>>

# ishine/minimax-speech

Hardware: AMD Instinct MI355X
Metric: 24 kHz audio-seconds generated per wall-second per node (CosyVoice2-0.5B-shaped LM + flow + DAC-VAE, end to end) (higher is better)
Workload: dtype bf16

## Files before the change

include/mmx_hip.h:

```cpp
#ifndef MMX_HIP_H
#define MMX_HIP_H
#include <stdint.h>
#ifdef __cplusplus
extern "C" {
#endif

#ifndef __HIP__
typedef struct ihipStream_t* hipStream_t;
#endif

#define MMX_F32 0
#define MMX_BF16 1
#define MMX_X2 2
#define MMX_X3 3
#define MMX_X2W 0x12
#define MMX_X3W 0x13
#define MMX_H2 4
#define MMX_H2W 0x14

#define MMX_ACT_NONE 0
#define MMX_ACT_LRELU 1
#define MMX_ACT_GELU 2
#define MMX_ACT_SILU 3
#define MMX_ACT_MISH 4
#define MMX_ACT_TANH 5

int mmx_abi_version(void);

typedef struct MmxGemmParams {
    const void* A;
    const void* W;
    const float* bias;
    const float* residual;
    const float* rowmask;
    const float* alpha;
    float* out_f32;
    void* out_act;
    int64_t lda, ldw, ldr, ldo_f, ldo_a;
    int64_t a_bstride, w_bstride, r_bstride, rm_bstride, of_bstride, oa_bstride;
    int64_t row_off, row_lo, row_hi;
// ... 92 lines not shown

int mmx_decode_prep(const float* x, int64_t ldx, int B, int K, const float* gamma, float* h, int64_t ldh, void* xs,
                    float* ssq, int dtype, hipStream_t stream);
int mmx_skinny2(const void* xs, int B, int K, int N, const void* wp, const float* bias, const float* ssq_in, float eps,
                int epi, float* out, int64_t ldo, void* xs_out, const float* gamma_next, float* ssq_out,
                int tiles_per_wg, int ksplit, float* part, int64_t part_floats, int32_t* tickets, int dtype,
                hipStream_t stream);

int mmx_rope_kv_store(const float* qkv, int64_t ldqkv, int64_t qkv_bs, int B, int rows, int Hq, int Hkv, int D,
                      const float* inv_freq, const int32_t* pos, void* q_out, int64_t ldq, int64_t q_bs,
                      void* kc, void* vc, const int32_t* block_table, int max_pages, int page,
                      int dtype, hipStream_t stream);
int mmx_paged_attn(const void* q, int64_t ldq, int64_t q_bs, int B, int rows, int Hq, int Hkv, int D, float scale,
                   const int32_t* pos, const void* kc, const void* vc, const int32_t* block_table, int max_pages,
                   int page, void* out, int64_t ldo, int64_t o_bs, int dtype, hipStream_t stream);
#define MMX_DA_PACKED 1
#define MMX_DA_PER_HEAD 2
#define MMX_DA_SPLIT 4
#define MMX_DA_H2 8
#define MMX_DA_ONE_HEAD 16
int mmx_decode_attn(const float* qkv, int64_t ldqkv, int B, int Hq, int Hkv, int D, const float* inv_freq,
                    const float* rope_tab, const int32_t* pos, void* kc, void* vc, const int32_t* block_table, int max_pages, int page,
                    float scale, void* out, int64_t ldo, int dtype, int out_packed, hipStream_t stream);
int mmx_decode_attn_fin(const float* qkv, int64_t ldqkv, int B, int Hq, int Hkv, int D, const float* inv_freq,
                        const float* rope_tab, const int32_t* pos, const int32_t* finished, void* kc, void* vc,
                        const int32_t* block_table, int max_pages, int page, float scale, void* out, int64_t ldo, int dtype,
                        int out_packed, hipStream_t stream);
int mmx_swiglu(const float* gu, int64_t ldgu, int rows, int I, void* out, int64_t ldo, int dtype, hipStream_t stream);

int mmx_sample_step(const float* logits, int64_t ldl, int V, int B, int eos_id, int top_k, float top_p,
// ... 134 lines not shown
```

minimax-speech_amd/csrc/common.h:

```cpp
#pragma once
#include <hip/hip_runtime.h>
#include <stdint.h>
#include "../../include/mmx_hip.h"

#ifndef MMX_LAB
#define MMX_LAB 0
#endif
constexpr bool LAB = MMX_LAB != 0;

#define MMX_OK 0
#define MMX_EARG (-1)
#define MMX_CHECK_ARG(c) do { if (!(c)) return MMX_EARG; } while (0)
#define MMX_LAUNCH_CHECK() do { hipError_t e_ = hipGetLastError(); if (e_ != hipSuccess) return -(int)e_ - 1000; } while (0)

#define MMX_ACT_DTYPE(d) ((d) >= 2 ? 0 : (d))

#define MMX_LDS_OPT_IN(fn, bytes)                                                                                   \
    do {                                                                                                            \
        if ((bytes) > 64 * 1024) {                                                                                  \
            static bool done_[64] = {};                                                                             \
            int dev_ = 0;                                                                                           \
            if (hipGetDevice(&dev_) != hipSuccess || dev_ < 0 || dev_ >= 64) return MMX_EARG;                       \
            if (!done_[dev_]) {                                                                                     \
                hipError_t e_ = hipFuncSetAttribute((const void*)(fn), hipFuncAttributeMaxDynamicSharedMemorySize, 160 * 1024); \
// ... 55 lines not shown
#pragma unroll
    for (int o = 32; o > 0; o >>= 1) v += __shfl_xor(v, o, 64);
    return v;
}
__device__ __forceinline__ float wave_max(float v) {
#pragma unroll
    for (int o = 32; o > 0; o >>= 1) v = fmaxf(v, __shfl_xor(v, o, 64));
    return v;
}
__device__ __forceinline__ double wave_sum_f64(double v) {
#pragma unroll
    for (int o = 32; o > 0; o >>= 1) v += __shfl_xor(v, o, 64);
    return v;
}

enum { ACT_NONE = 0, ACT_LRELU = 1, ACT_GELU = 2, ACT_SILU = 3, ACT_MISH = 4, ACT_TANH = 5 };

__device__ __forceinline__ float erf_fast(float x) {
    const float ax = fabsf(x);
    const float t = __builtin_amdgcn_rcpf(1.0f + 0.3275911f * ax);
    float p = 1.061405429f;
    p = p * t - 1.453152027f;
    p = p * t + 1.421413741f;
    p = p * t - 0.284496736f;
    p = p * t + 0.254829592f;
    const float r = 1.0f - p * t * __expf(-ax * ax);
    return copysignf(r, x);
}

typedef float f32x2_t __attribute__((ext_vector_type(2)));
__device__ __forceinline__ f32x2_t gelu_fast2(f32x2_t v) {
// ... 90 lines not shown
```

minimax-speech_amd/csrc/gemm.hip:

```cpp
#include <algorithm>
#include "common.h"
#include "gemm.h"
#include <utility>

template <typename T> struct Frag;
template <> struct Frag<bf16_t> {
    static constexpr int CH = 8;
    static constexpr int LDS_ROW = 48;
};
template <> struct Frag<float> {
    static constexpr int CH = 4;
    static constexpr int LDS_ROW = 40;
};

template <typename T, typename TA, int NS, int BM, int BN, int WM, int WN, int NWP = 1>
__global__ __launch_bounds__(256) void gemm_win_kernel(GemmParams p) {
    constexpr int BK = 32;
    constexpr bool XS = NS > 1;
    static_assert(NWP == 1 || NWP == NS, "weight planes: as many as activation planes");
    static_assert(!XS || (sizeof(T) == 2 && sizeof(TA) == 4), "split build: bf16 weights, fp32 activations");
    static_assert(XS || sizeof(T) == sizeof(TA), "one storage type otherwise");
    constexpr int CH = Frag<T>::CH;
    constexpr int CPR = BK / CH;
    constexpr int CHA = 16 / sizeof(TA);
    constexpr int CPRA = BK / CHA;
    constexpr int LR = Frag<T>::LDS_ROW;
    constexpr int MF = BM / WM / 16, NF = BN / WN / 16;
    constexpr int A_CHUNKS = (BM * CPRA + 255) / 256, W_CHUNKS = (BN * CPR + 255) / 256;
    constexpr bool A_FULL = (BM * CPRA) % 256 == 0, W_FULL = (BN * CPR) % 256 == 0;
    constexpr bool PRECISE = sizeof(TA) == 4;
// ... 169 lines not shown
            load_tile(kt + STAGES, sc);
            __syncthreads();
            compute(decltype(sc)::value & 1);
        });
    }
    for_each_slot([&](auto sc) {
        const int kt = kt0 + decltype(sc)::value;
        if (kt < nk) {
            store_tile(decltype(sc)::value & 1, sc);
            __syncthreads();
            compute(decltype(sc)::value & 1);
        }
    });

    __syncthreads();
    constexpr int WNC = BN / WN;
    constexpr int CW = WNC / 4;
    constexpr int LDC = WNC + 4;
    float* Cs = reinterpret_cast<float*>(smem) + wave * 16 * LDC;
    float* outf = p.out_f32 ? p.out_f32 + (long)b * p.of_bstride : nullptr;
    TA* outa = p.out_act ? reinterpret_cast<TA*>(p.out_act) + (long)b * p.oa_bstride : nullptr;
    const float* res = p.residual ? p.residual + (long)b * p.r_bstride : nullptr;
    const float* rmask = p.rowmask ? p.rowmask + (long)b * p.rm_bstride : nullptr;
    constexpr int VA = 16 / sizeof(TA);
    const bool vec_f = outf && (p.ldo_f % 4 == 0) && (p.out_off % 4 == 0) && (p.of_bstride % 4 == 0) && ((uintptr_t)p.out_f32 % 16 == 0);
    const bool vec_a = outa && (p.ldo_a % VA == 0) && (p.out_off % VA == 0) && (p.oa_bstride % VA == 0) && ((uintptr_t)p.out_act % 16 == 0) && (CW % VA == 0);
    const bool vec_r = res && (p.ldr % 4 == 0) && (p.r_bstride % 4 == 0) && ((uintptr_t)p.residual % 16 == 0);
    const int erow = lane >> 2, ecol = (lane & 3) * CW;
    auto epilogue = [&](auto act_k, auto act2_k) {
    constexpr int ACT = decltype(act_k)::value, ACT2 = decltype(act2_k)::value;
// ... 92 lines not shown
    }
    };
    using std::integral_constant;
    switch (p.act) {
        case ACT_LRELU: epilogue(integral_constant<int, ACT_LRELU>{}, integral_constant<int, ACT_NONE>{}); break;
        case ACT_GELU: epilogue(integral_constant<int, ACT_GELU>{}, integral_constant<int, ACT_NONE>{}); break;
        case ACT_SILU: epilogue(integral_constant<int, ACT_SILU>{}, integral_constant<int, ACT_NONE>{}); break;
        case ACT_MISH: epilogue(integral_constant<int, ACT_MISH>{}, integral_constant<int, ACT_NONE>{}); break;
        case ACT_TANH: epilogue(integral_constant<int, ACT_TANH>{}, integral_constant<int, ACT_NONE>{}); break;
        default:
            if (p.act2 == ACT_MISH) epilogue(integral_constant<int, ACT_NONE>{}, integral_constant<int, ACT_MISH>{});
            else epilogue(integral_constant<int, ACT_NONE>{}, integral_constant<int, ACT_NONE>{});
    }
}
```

<<
>>

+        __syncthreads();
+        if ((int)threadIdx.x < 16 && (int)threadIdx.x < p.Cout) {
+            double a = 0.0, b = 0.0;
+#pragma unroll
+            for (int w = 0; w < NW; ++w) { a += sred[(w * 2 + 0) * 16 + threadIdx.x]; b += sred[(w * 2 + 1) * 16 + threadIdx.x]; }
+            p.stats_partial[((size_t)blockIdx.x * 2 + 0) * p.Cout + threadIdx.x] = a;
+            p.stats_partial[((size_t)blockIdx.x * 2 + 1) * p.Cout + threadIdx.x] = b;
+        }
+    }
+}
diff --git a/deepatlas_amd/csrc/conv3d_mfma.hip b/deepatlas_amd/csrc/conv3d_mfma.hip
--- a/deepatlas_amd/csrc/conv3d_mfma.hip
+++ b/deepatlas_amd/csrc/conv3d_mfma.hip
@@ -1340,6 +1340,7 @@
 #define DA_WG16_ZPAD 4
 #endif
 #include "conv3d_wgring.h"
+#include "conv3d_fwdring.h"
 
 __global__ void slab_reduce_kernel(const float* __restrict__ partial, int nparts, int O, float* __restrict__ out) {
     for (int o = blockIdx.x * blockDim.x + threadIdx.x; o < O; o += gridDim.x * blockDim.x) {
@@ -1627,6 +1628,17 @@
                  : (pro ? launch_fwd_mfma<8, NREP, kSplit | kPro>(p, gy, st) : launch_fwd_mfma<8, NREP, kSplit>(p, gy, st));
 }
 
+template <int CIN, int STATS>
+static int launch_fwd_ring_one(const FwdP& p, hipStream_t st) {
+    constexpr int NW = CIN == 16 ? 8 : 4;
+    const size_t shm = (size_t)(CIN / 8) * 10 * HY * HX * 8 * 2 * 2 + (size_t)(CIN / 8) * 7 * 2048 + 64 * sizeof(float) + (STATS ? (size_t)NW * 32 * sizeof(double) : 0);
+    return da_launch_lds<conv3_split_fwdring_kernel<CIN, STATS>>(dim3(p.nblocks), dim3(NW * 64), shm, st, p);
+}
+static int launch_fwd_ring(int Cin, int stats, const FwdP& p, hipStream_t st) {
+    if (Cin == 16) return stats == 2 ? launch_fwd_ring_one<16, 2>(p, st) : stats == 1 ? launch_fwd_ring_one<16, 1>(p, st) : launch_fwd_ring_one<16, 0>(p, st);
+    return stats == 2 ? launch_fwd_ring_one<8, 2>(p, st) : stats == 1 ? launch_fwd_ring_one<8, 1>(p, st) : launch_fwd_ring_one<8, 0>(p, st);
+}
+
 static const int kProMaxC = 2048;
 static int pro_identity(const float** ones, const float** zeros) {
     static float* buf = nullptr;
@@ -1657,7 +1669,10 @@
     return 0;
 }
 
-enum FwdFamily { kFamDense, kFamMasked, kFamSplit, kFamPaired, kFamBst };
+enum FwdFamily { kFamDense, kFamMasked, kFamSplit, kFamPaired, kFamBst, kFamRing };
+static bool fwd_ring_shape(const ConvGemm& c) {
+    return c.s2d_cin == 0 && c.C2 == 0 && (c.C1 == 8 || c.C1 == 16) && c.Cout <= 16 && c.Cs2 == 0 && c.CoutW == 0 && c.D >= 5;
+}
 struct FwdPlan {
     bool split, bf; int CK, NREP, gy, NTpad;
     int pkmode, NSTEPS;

<<

## TASK OBJECTIVE
Look above for the line holding "-1657,7 +1669,10 @@", then set down exactly that line and every line after it up to and including the line holding "int pkmode, NSTEPS;", with nothing else.

## WRITTEN SOLUTION
@@ -1657,7 +1669,10 @@
     return 0;
 }
 
-enum FwdFamily { kFamDense, kFamMasked, kFamSplit, kFamPaired, kFamBst };
+enum FwdFamily { kFamDense, kFamMasked, kFamSplit, kFamPaired, kFamBst, kFamRing };
+static bool fwd_ring_shape(const ConvGemm& c) {
+    return c.s2d_cin == 0 && c.C2 == 0 && (c.C1 == 8 || c.C1 == 16) && c.Cout <= 16 && c.Cs2 == 0 && c.CoutW == 0 && c.D >= 5;
+}
 struct FwdPlan {
     bool split, bf; int CK, NREP, gy, NTpad;
     int pkmode, NSTEPS;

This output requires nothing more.